**About this exercise:**
From the records below, give the number of lines that contain the string "extern", without any other text.

**Data to examine:**
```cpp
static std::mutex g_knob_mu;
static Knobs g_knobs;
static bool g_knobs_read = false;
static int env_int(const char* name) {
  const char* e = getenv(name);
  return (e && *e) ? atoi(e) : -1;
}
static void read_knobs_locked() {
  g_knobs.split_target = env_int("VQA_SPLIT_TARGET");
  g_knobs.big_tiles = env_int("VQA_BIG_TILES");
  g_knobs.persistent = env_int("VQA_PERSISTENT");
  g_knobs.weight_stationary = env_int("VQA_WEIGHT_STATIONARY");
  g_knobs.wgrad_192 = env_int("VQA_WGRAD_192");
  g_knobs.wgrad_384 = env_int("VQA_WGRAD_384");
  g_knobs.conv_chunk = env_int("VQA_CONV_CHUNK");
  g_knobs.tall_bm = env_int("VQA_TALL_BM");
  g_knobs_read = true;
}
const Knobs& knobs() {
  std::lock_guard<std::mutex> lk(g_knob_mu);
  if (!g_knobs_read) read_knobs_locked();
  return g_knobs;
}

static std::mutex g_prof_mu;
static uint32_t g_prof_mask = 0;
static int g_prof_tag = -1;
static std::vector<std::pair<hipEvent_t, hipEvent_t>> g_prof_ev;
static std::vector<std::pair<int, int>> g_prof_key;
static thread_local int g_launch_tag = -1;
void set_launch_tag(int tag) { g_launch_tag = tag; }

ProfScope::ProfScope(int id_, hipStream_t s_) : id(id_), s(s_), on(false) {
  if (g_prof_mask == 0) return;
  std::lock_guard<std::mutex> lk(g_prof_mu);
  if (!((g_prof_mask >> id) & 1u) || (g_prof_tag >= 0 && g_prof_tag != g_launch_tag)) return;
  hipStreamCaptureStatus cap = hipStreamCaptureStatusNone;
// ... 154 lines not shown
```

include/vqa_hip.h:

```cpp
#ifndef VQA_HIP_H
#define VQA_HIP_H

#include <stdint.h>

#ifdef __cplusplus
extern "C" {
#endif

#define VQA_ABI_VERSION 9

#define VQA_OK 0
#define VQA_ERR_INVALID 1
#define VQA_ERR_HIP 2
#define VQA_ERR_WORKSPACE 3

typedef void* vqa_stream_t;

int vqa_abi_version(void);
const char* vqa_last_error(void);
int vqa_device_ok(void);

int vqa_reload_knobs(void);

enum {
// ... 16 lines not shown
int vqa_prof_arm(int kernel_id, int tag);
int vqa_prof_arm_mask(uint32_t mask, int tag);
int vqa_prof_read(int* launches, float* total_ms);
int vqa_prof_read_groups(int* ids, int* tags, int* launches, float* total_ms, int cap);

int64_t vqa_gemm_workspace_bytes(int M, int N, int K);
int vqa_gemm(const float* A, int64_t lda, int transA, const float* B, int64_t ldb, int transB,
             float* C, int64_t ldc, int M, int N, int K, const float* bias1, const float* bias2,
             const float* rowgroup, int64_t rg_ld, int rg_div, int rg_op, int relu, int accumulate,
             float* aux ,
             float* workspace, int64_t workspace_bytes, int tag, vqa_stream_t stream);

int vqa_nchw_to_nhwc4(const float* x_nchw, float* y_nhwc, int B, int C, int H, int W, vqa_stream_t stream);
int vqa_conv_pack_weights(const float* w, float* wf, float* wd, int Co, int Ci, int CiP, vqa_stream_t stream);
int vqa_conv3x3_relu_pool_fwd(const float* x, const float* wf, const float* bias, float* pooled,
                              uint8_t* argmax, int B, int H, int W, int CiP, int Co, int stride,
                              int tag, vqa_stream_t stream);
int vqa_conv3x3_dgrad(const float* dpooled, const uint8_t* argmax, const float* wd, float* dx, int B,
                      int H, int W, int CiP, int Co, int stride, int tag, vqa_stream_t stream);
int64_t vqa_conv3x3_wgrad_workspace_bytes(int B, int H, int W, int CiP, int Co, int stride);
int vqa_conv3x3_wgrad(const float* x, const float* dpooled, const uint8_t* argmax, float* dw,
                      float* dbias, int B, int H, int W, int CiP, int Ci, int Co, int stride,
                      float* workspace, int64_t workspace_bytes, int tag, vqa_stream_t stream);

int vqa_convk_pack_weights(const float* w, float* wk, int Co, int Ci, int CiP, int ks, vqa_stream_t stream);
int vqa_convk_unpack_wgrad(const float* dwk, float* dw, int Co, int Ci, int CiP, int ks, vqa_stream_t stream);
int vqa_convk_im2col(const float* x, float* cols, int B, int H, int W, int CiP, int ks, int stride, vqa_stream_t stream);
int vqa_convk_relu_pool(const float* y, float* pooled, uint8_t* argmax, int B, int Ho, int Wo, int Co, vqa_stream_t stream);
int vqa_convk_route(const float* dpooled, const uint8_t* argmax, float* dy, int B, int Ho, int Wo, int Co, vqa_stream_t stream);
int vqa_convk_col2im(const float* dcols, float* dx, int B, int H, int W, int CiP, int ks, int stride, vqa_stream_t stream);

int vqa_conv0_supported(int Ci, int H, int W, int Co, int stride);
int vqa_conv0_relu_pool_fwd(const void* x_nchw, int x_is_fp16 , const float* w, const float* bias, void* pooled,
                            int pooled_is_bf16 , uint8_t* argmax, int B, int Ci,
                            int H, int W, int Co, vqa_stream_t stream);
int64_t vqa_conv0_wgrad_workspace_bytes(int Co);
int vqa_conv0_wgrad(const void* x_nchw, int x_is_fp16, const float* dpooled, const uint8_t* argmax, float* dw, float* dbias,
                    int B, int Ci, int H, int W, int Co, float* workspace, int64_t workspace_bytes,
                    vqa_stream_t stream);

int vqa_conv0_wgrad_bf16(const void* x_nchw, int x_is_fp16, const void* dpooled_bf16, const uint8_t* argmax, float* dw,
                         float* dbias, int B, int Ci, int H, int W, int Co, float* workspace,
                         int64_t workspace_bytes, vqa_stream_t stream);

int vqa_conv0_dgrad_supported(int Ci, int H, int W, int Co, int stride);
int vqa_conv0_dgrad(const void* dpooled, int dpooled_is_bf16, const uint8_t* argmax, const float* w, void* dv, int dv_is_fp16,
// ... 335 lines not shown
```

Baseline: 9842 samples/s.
...
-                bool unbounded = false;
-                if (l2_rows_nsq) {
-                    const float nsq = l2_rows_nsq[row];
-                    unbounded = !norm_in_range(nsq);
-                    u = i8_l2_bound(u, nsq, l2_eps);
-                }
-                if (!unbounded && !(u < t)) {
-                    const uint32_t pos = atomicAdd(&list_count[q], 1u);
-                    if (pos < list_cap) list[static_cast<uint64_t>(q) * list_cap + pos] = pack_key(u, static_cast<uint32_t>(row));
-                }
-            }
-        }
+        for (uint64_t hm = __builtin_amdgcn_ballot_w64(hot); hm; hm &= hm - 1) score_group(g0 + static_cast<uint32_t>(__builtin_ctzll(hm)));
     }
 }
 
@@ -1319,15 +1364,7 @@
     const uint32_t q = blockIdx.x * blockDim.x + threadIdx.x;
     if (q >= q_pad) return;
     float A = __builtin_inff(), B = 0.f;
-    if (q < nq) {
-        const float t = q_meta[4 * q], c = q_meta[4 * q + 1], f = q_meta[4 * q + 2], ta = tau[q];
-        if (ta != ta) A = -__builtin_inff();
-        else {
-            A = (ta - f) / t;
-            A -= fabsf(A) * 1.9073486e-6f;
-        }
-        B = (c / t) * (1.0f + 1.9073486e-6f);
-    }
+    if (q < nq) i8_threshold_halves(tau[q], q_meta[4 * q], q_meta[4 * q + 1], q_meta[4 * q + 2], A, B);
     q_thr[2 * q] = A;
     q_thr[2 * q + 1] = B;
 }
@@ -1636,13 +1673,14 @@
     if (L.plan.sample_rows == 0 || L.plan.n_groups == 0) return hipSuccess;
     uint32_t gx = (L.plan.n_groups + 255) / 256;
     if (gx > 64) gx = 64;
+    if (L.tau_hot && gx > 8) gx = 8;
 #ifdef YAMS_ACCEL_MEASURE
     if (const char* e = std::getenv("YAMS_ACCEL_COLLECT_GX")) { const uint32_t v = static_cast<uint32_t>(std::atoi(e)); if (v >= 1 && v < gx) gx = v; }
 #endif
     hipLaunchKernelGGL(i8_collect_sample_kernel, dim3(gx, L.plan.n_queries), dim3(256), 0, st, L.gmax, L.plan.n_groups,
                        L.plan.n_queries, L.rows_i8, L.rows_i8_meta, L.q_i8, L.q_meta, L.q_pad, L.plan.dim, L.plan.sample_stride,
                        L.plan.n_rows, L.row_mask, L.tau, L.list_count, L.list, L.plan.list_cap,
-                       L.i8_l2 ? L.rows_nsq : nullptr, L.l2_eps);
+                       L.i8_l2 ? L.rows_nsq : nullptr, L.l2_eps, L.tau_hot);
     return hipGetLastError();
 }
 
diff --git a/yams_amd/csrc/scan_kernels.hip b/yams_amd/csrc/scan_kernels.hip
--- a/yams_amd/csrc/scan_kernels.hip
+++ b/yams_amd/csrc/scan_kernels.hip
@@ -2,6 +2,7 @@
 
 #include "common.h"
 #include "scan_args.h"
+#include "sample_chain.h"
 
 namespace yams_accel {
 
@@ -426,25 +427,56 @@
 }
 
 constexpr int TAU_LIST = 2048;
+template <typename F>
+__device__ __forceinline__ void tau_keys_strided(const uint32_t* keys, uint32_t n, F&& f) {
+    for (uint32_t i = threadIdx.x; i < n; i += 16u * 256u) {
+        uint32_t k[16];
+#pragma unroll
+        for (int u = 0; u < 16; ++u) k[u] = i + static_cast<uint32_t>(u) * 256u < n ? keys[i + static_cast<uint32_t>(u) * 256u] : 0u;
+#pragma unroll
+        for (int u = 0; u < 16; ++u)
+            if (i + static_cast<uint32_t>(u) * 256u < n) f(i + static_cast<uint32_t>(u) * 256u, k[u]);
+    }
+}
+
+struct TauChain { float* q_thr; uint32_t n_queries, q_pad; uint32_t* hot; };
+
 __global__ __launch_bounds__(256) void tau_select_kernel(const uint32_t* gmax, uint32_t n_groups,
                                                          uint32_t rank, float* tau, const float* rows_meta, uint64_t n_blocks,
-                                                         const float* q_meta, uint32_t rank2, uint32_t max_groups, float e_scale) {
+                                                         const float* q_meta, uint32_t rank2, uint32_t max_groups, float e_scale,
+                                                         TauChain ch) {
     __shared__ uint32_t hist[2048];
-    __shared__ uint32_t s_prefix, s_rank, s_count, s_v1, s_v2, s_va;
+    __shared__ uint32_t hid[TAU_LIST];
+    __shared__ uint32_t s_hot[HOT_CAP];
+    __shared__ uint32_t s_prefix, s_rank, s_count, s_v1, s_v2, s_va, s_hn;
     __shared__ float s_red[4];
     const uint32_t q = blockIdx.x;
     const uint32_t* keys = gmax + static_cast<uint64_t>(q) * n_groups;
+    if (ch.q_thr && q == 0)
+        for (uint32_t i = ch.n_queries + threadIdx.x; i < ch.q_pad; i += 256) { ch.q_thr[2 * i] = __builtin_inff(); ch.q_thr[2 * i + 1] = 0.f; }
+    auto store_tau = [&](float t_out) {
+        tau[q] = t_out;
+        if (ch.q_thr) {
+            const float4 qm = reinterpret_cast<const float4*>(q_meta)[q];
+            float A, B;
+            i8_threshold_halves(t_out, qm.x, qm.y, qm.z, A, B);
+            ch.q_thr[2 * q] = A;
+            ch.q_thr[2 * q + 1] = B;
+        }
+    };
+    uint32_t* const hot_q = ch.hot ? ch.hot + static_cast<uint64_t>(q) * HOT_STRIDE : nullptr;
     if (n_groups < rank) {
--
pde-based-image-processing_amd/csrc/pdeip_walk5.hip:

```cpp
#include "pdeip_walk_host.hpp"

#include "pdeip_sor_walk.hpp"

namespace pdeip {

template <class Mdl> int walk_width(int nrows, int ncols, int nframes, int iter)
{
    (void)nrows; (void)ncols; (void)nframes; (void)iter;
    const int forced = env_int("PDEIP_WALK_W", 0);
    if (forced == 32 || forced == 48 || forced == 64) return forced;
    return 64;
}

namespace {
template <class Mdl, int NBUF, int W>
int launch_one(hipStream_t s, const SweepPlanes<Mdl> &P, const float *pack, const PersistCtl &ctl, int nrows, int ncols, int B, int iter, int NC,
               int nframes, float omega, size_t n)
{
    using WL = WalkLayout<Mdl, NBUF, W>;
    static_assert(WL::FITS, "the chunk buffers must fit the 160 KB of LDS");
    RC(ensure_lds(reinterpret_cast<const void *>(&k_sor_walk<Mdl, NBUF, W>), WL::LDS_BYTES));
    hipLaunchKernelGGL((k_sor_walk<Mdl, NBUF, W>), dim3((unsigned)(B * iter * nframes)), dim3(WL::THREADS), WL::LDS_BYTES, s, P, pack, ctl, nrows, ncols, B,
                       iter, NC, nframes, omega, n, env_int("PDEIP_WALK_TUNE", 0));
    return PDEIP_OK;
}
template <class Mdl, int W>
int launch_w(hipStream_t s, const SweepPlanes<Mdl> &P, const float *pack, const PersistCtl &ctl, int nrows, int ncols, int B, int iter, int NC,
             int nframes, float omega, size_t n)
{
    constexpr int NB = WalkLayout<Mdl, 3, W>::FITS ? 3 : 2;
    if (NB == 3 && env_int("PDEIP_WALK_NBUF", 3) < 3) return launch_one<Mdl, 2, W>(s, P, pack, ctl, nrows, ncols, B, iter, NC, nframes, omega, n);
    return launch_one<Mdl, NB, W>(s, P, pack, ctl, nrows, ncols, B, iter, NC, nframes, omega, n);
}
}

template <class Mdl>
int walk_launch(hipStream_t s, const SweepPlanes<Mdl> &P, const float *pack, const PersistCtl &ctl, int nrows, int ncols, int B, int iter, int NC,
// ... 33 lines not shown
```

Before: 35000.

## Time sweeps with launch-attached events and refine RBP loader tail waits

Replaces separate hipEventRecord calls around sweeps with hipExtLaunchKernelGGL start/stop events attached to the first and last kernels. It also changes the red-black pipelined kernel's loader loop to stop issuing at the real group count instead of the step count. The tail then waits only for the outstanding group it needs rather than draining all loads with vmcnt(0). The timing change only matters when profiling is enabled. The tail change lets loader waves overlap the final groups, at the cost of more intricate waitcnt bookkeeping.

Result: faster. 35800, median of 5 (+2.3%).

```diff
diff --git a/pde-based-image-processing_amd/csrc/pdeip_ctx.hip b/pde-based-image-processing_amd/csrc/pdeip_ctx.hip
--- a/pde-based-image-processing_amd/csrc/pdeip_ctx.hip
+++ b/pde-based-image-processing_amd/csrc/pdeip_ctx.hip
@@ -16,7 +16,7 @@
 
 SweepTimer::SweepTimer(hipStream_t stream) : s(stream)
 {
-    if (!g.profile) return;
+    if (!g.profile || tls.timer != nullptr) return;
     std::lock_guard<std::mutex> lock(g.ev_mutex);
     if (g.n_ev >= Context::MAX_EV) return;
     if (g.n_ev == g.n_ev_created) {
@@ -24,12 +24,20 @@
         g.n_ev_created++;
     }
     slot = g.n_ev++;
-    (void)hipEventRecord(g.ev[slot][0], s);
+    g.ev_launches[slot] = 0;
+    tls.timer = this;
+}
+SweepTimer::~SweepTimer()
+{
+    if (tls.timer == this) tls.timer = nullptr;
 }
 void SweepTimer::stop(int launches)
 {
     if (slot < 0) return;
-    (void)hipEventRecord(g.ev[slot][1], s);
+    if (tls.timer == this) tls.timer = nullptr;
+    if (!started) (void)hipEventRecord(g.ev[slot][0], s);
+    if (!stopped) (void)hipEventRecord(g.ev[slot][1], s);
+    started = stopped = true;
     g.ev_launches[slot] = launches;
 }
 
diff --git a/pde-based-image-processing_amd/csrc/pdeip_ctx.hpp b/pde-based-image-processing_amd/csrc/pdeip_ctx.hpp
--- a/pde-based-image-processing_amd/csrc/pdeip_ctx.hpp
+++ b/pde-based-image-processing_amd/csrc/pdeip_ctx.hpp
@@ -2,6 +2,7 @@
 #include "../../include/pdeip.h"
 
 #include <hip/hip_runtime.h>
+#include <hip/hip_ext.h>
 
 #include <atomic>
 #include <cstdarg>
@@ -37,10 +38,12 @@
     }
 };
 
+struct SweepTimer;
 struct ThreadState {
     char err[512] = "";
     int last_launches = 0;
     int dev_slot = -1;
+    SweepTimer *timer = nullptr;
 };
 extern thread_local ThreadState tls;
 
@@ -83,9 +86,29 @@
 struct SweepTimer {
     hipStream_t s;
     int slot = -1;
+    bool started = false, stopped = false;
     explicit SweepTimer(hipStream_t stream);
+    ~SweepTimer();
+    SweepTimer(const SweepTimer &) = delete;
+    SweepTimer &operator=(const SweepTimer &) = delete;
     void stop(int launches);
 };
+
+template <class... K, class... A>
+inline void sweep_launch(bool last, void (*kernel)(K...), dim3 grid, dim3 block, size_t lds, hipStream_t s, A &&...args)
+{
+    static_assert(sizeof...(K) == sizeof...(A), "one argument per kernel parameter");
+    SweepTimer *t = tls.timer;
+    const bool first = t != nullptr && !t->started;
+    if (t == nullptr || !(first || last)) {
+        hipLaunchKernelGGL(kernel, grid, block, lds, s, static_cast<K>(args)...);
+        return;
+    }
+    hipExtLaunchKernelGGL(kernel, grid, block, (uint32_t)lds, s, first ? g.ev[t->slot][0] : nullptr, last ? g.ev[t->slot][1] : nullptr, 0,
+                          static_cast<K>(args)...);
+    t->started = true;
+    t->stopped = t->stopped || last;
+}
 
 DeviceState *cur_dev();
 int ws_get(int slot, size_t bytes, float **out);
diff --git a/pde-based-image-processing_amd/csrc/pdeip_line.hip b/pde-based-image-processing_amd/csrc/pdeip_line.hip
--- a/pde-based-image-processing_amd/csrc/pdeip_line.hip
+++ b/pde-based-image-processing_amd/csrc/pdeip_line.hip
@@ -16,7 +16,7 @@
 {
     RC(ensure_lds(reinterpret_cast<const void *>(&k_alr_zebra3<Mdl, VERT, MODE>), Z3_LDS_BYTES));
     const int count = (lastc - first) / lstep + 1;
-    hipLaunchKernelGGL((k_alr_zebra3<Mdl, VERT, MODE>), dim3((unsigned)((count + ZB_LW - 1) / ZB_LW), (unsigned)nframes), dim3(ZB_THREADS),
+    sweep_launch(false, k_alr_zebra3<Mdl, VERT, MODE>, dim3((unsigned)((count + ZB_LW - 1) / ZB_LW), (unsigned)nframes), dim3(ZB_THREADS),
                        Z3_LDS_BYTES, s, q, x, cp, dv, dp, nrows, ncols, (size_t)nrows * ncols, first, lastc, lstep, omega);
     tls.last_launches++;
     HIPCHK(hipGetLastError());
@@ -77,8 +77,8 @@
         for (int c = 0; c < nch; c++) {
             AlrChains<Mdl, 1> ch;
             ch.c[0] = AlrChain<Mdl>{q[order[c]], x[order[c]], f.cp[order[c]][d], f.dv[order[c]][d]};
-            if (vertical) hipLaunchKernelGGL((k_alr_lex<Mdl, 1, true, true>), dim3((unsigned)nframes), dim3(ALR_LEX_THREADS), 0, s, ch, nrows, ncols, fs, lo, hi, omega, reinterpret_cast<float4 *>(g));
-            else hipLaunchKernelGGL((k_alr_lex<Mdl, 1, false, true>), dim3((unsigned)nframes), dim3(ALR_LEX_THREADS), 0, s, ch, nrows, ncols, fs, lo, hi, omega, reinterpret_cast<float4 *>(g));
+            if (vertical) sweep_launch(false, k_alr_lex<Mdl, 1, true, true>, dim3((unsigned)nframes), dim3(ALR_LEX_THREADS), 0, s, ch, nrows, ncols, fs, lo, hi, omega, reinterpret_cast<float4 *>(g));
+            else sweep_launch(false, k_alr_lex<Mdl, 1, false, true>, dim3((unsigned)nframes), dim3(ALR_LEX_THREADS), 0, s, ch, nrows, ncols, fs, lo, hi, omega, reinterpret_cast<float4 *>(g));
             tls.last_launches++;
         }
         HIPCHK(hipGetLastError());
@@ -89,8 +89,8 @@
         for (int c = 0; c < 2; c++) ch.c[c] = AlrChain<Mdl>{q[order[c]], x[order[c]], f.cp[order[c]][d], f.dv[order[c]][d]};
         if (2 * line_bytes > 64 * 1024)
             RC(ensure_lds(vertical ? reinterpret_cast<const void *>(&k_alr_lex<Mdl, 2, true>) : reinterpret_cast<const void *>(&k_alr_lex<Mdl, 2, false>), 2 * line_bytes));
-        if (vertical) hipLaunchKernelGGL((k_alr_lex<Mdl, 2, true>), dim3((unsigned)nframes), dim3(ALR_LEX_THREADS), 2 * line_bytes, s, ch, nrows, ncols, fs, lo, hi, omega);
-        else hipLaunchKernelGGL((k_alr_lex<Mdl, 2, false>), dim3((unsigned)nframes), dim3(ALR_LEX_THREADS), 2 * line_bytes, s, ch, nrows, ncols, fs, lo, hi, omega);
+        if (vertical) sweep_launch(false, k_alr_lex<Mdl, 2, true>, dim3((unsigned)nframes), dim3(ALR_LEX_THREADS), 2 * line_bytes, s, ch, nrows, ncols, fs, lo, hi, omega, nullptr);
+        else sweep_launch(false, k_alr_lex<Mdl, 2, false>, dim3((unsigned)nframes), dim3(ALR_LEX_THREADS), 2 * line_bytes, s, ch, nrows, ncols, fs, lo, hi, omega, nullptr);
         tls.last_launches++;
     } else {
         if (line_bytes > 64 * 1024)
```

**Solution to the exercise:**
2